*Items from a data source*.
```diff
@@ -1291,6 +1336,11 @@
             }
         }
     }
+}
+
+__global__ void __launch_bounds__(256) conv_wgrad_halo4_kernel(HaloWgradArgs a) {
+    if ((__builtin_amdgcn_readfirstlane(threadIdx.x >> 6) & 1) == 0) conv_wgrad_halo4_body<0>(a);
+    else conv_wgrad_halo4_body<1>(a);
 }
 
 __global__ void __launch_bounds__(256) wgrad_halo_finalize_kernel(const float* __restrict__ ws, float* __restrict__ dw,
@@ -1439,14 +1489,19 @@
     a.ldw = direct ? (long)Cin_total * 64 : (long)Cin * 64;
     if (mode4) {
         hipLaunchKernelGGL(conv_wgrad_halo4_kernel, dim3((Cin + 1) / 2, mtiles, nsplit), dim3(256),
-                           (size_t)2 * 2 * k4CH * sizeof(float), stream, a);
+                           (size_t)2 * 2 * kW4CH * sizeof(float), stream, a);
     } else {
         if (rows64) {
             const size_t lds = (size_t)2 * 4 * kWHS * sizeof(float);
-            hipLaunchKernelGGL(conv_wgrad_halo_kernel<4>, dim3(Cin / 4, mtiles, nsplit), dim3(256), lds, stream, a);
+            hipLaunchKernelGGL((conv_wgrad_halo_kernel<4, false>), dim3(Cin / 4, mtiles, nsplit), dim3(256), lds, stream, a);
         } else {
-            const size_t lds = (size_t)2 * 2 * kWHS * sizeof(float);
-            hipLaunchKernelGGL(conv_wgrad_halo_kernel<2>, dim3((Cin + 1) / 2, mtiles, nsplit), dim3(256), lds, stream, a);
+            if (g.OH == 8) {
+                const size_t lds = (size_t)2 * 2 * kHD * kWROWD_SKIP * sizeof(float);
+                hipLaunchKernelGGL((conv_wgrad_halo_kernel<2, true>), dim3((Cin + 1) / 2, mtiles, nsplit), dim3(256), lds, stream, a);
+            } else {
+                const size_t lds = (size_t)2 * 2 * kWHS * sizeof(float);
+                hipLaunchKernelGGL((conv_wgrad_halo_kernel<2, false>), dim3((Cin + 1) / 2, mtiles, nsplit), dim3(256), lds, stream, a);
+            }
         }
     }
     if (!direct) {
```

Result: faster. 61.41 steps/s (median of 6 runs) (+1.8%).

*Assigned task*. Each entry above has to be duplicated exactly as it stands.

*Exercise result*.
```diff
@@ -1291,6 +1336,11 @@
             }
         }
     }
+}
+
+__global__ void __launch_bounds__(256) conv_wgrad_halo4_kernel(HaloWgradArgs a) {
+    if ((__builtin_amdgcn_readfirstlane(threadIdx.x >> 6) & 1) == 0) conv_wgrad_halo4_body<0>(a);
+    else conv_wgrad_halo4_body<1>(a);
 }
 
 __global__ void __launch_bounds__(256) wgrad_halo_finalize_kernel(const float* __restrict__ ws, float* __restrict__ dw,
@@ -1439,14 +1489,19 @@
     a.ldw = direct ? (long)Cin_total * 64 : (long)Cin * 64;
     if (mode4) {
         hipLaunchKernelGGL(conv_wgrad_halo4_kernel, dim3((Cin + 1) / 2, mtiles, nsplit), dim3(256),
-                           (size_t)2 * 2 * k4CH * sizeof(float), stream, a);
+                           (size_t)2 * 2 * kW4CH * sizeof(float), stream, a);
     } else {
         if (rows64) {
             const size_t lds = (size_t)2 * 4 * kWHS * sizeof(float);
-            hipLaunchKernelGGL(conv_wgrad_halo_kernel<4>, dim3(Cin / 4, mtiles, nsplit), dim3(256), lds, stream, a);
+            hipLaunchKernelGGL((conv_wgrad_halo_kernel<4, false>), dim3(Cin / 4, mtiles, nsplit), dim3(256), lds, stream, a);
         } else {
-            const size_t lds = (size_t)2 * 2 * kWHS * sizeof(float);
-            hipLaunchKernelGGL(conv_wgrad_halo_kernel<2>, dim3((Cin + 1) / 2, mtiles, nsplit), dim3(256), lds, stream, a);
+            if (g.OH == 8) {
+                const size_t lds = (size_t)2 * 2 * kHD * kWROWD_SKIP * sizeof(float);
+                hipLaunchKernelGGL((conv_wgrad_halo_kernel<2, true>), dim3((Cin + 1) / 2, mtiles, nsplit), dim3(256), lds, stream, a);
+            } else {
+                const size_t lds = (size_t)2 * 2 * kWHS * sizeof(float);
+                hipLaunchKernelGGL((conv_wgrad_halo_kernel<2, false>), dim3((Cin + 1) / 2, mtiles, nsplit), dim3(256), lds, stream, a);
+            }
         }
     }
     if (!direct) {
```

Result: faster. 61.41 steps/s (median of 6 runs) (+1.8%).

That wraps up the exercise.